By John Newell, former Science Editor, BBC World Service
CAN dogs be trained to diagnose cancer? The experience of ordinary people suggests that they can and that the remarkable known power of dogs, sense of smell, could be put to work to diagnose other diseases.
Dognoseis, as this canine diagnosis might be called, first attracted attention in the medical journal The Lancet in 1989. The letters page described the case of a woman whose dog's repeated sniffing at a lesion on one thigh had led her to seek her doctor's advice. The lesion was subsequently diagnosed as a malignant melanoma.
The dog (a bitch which was a cross between a border collie and a dobermann) had shown no interest in other moles on the patient's body but frequently spent several minutes every day sniffing the malignant mole, sometimes through the patient's trousers.
After several months of this the dog tried to bite off the mole while the patient was wearing shorts and this led her to seek medical advice, after which a malignant melanoma was diagnosed.
"The dog may have saved her owner's life by forcing her to seek medical advice while the mole was still at a thin (non-invasive) stage," said Dr Hywel Williams and Dr Andrew Pembroke, of the Dermatology Department at King's College Hospital in London, in their letter to The Lancet.
They went on to say that in their view: "The use of animals with highly developed sensory modalities in cancer diagnosis is worth considering."
Several years later Dr Williams - who had remained interested in the potential of dogs as cancer diagnosticians - and Oxford orthopaedic surgeon John Church, who is studying the potential of a number of living organisms for diagnosing and treating disease, together reported another case of "dognoseis".
This time a man aged 66, with a long-established patch of eczema on one leg that had been treated with creams and anti-fungal agents without success, found his labrador dog persistently pushing its nose against the eczema through his trousers.
This prompted the man to return to his doctor and the patch was removed. Later it was found to have been cancerous and after surgery the dog showed no further interest in the leg.
In a third case a young dalmatian showed a determined interest in a fleck of pigmentation on one leg of a 20- year-old woman, sniffing at it until a doctor was consulted, who referred the patient on, to a skin specialist. The doctor found a malignant melanoma and removed the fleck and tissue around it - since when there has been no recurrence. It is likely that the dog saved the young woman's life.
After seeing one of these reports, Dr Armand Cognetta, a United States dermatologist in Florida, started work with a retired police dog handler, Duane Pickel, to train dogs to locate and retrieve tissue samples of melanoma which had been removed surgically from patients and stored in bottles.
A trained dog named George was used to test a patient who had been declared cancer-free. But the dog's obsessive sniffing at one particular mole finally led to its removal and to it being found to be malignant.
Dogs have shown their value in giving warning of at least one other disease state.
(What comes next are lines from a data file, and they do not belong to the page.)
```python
DEFERRED_MSG = ("this plan's backward is deferred to the optimizer launch of a TrainStep (defer_reductions): "
                "run on its own it leaves unreduced partial gradients.  Build a new plan for plan.backward(), "
                "for a step with a gradient exchange or for TrainStep(defer_reductions=False)")
```

### pytorch-vae_amd/vae_amd/vq.py

```python
from __future__ import annotations

import ctypes
from typing import Dict, List, Optional

import torch

from . import _lib as L
from .calls import structs
from .layout import vq_layout, vq_param_spec
from .net import MAT_MIN_FLOPS, SLOPE
from .plan import NetBase, PlanBase, ZeroRegion, make_swaps

NRES = 6


class VQNet(NetBase):

    def __init__(self, in_channels: int = 3, embedding_dim: int = 64, num_embeddings: int = 512,
                 hidden_dims: Optional[List[int]] = None, img_size: int = 64, dtype: torch.dtype = torch.float32,
                 device=None, generator: Optional[torch.Generator] = None):
        if in_channels != 3:
            raise ValueError("the output layer reconstructs 3 channels (vq_vae.py:156); in_channels must be 3")
        self.in_channels = in_channels
        self.embedding_dim = embedding_dim
        self.num_embeddings = num_embeddings
        self.hidden_dims = list(hidden_dims or [128, 256])
        self.img_size = img_size
        if img_size % (2 ** len(self.hidden_dims)):
            raise ValueError("img_size must be divisible by 2**len(hidden_dims)")
        spec = vq_param_spec(in_channels, embedding_dim, num_embeddings, self.hidden_dims)
        super().__init__(vq_layout(in_channels, embedding_dim, num_embeddings, self.hidden_dims),
                         [n for n, _, _ in spec], dtype, device, generator)
        self.lowp_t: List[torch.Tensor] = []
        self.sync_lowp()

    def ensure_swaps(self, names):
        if self.lowp is None:
            return
        new = sorted(set(names) - set(self.wt_t))
        if not new:
            return
        for i in range(0, len(new), L.SWAP_MAX):
            d, b = make_swaps(self.layout, self.params, new[i:i + L.SWAP_MAX], self.device, self.wt_t)
            self.swap_descs.append(d)
            self.lowp_t.append(b)
        self.refresh_swaps()

    def name_of_lowp(self, ptr: int) -> Optional[str]:
        if self.lowp is None:
            return None
        off = (ptr - self.lowp.data_ptr()) // 2
        for s in self.layout.params:
            if s.offset == off:
                return s.name
        return None


def _act(slope: float = SLOPE, aux: Optional[torch.Tensor] = None) -> L.Xform:
    xf = L.Xform(kind=L.X_ACT, channels=1, slope=slope)
    if aux is not None:
        xf.aux = aux.data_ptr()
    return xf


class VQStepPlan(PlanBase):

    loss_kind = L.LOSS_VQ
    loss_names = ("loss", "Reconstruction_Loss", "VQ_Loss")

    def __init__(self, net: VQNet, batch: int, *, beta: float = 0.25, fused_loss: bool = True, concurrent: bool = False,
                 materialise: bool = True, mat_min_flops: float = MAT_MIN_FLOPS):
        super().__init__(net)
        self.B, self.beta, self.fused_loss = batch, beta, fused_loss
        self.materialise, self.mat_min_flops = bool(materialise), float(mat_min_flops)
        dev, T = net.device, net.dtype
        h, E, img = net.hidden_dims, net.embedding_dim, net.img_size
        B = batch
        f32 = dict(dtype=torch.float32, device=dev)
        act = dict(dtype=T, device=dev)
        self.x = torch.zeros(B, 3, img, img, **f32)
        sp = img
        self.enc = []
        for c in h:
            sp //= 2
            self.enc.append(torch.empty(B, sp, sp, c, **act))
        self.s, C = sp, h[-1]
        m = (B, sp, sp, C)
        self.e_in = torch.empty(*m, **act)
        self.e_t = [torch.empty(*m, **act) for _ in range(NRES)]
        self.e_h = [torch.empty(*m, **act) for _ in range(NRES)]
        self.latpre = torch.empty(B, sp, sp, E, **act)
        self.q = torch.empty(B, sp, sp, E, **act)
        self.indices = torch.zeros(B * sp * sp, dtype=torch.int64, device=dev)
        self.d_in = torch.empty(*m, **act)
        self.d_t = [torch.empty(*m, **act) for _ in range(NRES)]
        self.d_h = [torch.empty(*m, **act) for _ in range(NRES)]
        r = h[::-1]
        self.up = []
        s2 = sp
        for i in range(len(r) - 1):
            s2 *= 2
            self.up.append(torch.empty(B, s2, s2, r[i + 1], **act))
        self.pad_rgb = T == torch.bfloat16
        self.cy = 8 if self.pad_rgb else 3
        if self.pad_rgb:
            self.x8 = torch.zeros(B, img, img, 8, **act)
            self.w8e = torch.zeros(h[0] * 16 * 8, **act)
            self.w8d = torch.zeros(r[-1] * 16 * 8, **act)
            self.b8d = torch.zeros(8, **f32)
        self.y = torch.empty(B, img, img, self.cy, **act)
        self.recon = torch.empty(B, 3, img, img, **f32)
        self.grad_recon = None if fused_loss else torch.zeros(B, 3, img, img, **f32)
        self.vq_grad = torch.ones(1, **f32)
        self.out = torch.zeros(4, **f32)
        self.per_img = torch.zeros(B, **f32)
        self.num_iter = torch.zeros(1, **f32)
        self.g_y = torch.empty_like(self.y)
        self.g_up = [torch.empty_like(t) for t in self.up]
        self.g_h = {st: [torch.empty(*m, **act) for _ in range(NRES + 1)] for st in ("encoder", "decoder")}
        self.g_t = {st: [torch.empty(*m, **act) for _ in range(NRES)] for st in ("encoder", "decoder")}
        self.g_q = torch.empty_like(self.q)
        self.g_lat = torch.empty_like(self.latpre)
        self.g_enc = [torch.empty_like(t) for t in self.enc]
        zr = ZeroRegion()
        zr.add("grads", net.layout.total)
        zr.add("metrics", 4)
        zr.add("sse", B)
        zr.add("vq_sse", 1)
        z = zr.alloc(dev)
        self.zero, self.grads, self.metrics, self.sse, self.vq_sse = (z[k] for k in ("zero", "grads", "metrics", "sse", "vq_sse"))
        self.step = torch.zeros(1, dtype=torch.int32, device=dev)
        self._mat: Dict[int, torch.Tensor] = {}
        self.side = torch.cuda.Stream(device=dev) if concurrent else None
        self._build()
        self._attach_swaps()
        self.size_workspaces()

    def _attach_swaps(self):
        net = self.net
        if net.lowp is None:
            return
        use = []
        for fn, ref in self.fwd_calls + self.bwd_calls:
            if fn in ("vae_conv2d_bwd_data", "vae_convT2d_fwd"):
                for a in structs(ref):
                    name = net.name_of_lowp(a.wt or 0)
                    if name is not None:
                        use.append((a, name))
        net.ensure_swaps([n for _, n in use])
        for arg, name in use:
            arg.wt_t = net.wt_t[name]

    def _conv(self, t_in, cin, cout, r, stride, pad, transposed=False):
        n, hh, ww = t_in.shape[0], t_in.shape[1], t_in.shape[2]
        if transposed:
            p = q = hh * stride
        else:
            p = q = (hh + 2 * pad - r) // stride + 1
        return L.ConvArgs(dtype=self.net.dcode, n=n, h=hh, w=ww, c=cin, k=cout, p=p, q=q, r=r, stride=stride, pad=pad)

    def _res_stack(self, pre: str, first_idx: int, x0: torch.Tensor, ts, hs):
        F, net = self.fwd_calls, self.net
        C = x0.shape[3]
        for j in range(NRES):
            idx = first_idx + j
            hin, hin_xf = (x0, _act()) if j == 0 else (hs[j - 1], L.Xform())
            a = self._conv(hin, C, C, 3, 1, 1)
            a.x, a.x_xf = hin.data_ptr(), hin_xf
            a.wt = net.w(f"{pre}.{idx}.resblock.0.weight")
            a.y = ts[j].data_ptr()
            self._add(F, "vae_conv2d_fwd", a)
            b = self._conv(ts[j], C, C, 1, 1, 0)
            b.x, b.x_xf = ts[j].data_ptr(), _act(0.0)
            b.wt = net.w(f"{pre}.{idx}.resblock.2.weight")
            b.residual, b.residual_xf = hin.data_ptr(), (_act() if j == 0 else L.Xform())
            b.y = hs[j].data_ptr()
            self._add(F, "vae_conv2d_fwd", b)

    def _res_stack_bwd(self, pre: str, first_idx: int, x0: torch.Tensor, ts, hs) -> torch.Tensor:
        Bw, net = self.bwd_calls, self.net
        C = x0.shape[3]
        gh, gt_ = self.g_h[pre], self.g_t[pre]
        for j in reversed(range(NRES)):
            idx = first_idx + j
            dh, dnext, gt = gh[j + 1], gh[j], gt_[j]
            hin, hin_xf = (x0, _act()) if j == 0 else (hs[j - 1], L.Xform())
            a = self._conv(ts[j], C, C, 1, 1, 0)
            a.dy, a.wt = dh.data_ptr(), net.w(f"{pre}.{idx}.resblock.2.weight")
            a.dx, a.dx_epi = gt.data_ptr(), _act(0.0, ts[j])
            self._add(Bw, "vae_conv2d_bwd_data", a)
            f = self._conv(ts[j], C, C, 1, 1, 0)
            f.x, f.x_xf = ts[j].data_ptr(), _act(0.0)
            f.dy, f.dw = dh.data_ptr(), self.g(f"{pre}.{idx}.resblock.2.weight")
            self._add(Bw, "vae_conv2d_bwd_filter", f)
            a = self._conv(hin, C, C, 3, 1, 1)
            a.dy, a.wt = gt.data_ptr(), net.w(f"{pre}.{idx}.resblock.0.weight")
            a.dx, a.residual = dnext.data_ptr(), dh.data_ptr()
            if j == 0:
                a.dx_epi = _act(SLOPE, x0)
            self._add(Bw, "vae_conv2d_bwd_data", a)
            f = self._conv(hin, C, C, 3, 1, 1)
            f.x, f.x_xf = hin.data_ptr(), hin_xf
            f.dy, f.dw = gt.data_ptr(), self.g(f"{pre}.{idx}.resblock.0.weight")
            self._add(Bw, "vae_conv2d_bwd_filter", f)
        return gh[0]

    def _mat_lrelu(self, F, t: torch.Tensor) -> torch.Tensor:
        key = t.data_ptr()
        out = self._mat.get(key)
        if out is None:
            out = self._mat[key] = torch.empty_like(t)
            a = L.BnApplyArgs(dtype=self.net.dcode, rows=t.numel() // t.shape[-1], channels=t.shape[-1])
            a.x, a.out, a.xf = t.data_ptr(), out.data_ptr(), _act()
            self._add(F, "vae_bn_apply", a)
        return out

    def _mat_ok(self, flops: float) -> bool:
        return self.net.dtype == torch.bfloat16 and self.materialise and flops >= self.mat_min_flops

    def _build(self):
        net = self.net
        h, E, K = net.hidden_dims, net.embedding_dim, net.num_embeddings
        nh = len(h)
        B, img = self.B, net.img_size
        C = h[-1]
        F = self.fwd_calls
        T = net.dcode
        r = h[::-1]
        iup = 1 + NRES + 1
        wout = f"decoder.{iup + len(r) - 1}.0"

        def strided(i, cin):
            return L.ConvArgs(dtype=T, n=B, h=img >> i, w=img >> i, c=cin, k=h[i], p=img >> (i + 1), q=img >> (i + 1),
                              r=4, stride=2, pad=1)
        if self.pad_rgb:
            F.append(("vae_nchw_to_nhwc_pad", (T, B, 3, img, img, 8, self.x.data_ptr(), self.x8.data_ptr())))
            F.append(("vae_pad_channels", (T, h[0] * 16, 3, 8, net.w("encoder.0.0.weight"), self.w8e.data_ptr())))
            F.append(("vae_pad_channels", (T, r[-1] * 16, 3, 8, net.w(wout + ".weight"), self.w8d.data_ptr())))
            F.append(("vae_pad_channels", (L.F32, 1, 3, 8, net.p(wout + ".bias"), self.b8d.data_ptr())))
        for i in range(nh):
            src = self.x if i == 0 else self.enc[i - 1]
            cin = 3 if i == 0 else h[i - 1]
            a = strided(i, cin)
            if i == 0:
                if self.pad_rgb:
                    a.c, a.x = 8, self.x8.data_ptr()
                else:
                    a.x_nchw_f32, a.x = 1, self.x.data_ptr()
            elif self._mat_ok(2.0 * B * a.p * a.q * h[i] * 16 * cin):
                a.x = self._mat_lrelu(F, src).data_ptr()
            else:
                a.x, a.x_xf = src.data_ptr(), _act()
            a.wt, a.bias = net.w(f"encoder.{i}.0.weight"), net.p(f"encoder.{i}.0.bias")
            if i == 0 and self.pad_rgb:
                a.wt = self.w8e.data_ptr()
            a.y = self.enc[i].data_ptr()
            self._add(F, "vae_conv2d_fwd", a)
        a = self._conv(self.enc[-1], C, C, 3, 1, 1)
        a.x, a.x_xf = self.enc[-1].data_ptr(), _act()
        a.wt, a.bias = net.w(f"encoder.{nh}.0.weight"), net.p(f"encoder.{nh}.0.bias")
        a.y = self.e_in.data_ptr()
        self._add(F, "vae_conv2d_fwd", a)
        self._res_stack("encoder", nh + 1, self.e_in, self.e_t, self.e_h)
        ilat = nh + 1 + NRES + 1
        a = self._conv(self.e_h[-1], C, E, 1, 1, 0)
        a.x, a.x_xf = self.e_h[-1].data_ptr(), _act()
        a.wt, a.bias = net.w(f"encoder.{ilat}.0.weight"), net.p(f"encoder.{ilat}.0.bias")
        a.y = self.latpre.data_ptr()
        self._add(F, "vae_conv2d_fwd", a)
        self.n_encode = len(F)
        v = L.VqArgs(dtype=net.dcode, rows=B * self.s * self.s, dim=E, codes=K, beta=self.beta)
        v.lat, v.lat_xf = self.latpre.data_ptr(), _act()
        v.codebook = net.p("vq_layer.embedding.weight")
        v.indices, v.q, v.sse = self.indices.data_ptr(), self.q.data_ptr(), self.vq_sse.data_ptr()
        v.dq, v.dlat = self.g_q.data_ptr(), self.g_lat.data_ptr()
        v.loss_grad = None if self.fused_loss else self.vq_grad.data_ptr()
        v.dcodebook = self.g("vq_layer.embedding.weight")
        self._add(F, "vae_vq_fwd", v)
        self.n_decode0 = len(F)
        a = self._conv(self.q, E, C, 3, 1, 1)
        a.x = self.q.data_ptr()
        a.wt, a.bias = net.w("decoder.0.0.weight"), net.p("decoder.0.0.bias")
# ... 112 lines not shown
```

Neuropsychiatrist Dr Steven Brown of Plymouth University, southern England, has shown that dogs can reduce the frequency of epileptic seizures by 40 per cent in those prone to them because the presence of the friendly animal reduces the stress that helps to bring on an attack.
If a seizure is approaching, a trained "seizure alert dog" can then give warning even 40 minutes before a seizure. A young Welsh woman affected by epilepsy and who has been provided with such a dog by the charity Support Dogs, says the dog's insistent warnings never fail to be accurate.
As well as training seizure-alert dogs to respond to and alert individual owners to an imminent epileptic seizure, the charity is carrying out research with Dr Brown to measure the effects of the dogs on the quality of life for people with epilepsy.
In addition the project will investigate whether or not some types of epilepsy respond better than others to the seizure-alert dog solution.
Support Dogs can also train "disability assistance" dogs to undertake a remarkable range of tasks for disabled people, such as opening and closing doors, helping their owner to dress, acting as a steadying support, operating control buttons or light switches, picking up and carrying items, bringing the phone when it rings, and even loading and unloading a washing machine and running shopping errands.
Where medical diagnosis is concerned, John Church believes we have only begun to exploit the power of a dog's nose.
A research group headed by Professor Donald Broom - of the Department of Clinical Veterinary Medicine at the University of Cambridge, with his colleague Dr Barbara Somerville, an expert on the sense of smell in mammals -is applying for funding to set up a project to try to train selected dogs to recognise prostate cancer in urine samples. Church and Dr Williams are also involved. "Prostate cancer is a good target because it so often is missed and it is such a big killer of men today," said surgeon John Church. If a dog could recognise the early signs in a urine sample then the kind of embarrassing screening men dislike and avoid might be largely avoided."
Other diseases, too, are being targeted. "If TB bacteria in saliva samples could be detected by trained dogs then their use might replace that of hard-to-obtain medical equipment and scarce trained staff in and around refugee camps, in situations like those in Afghanistan today," he said.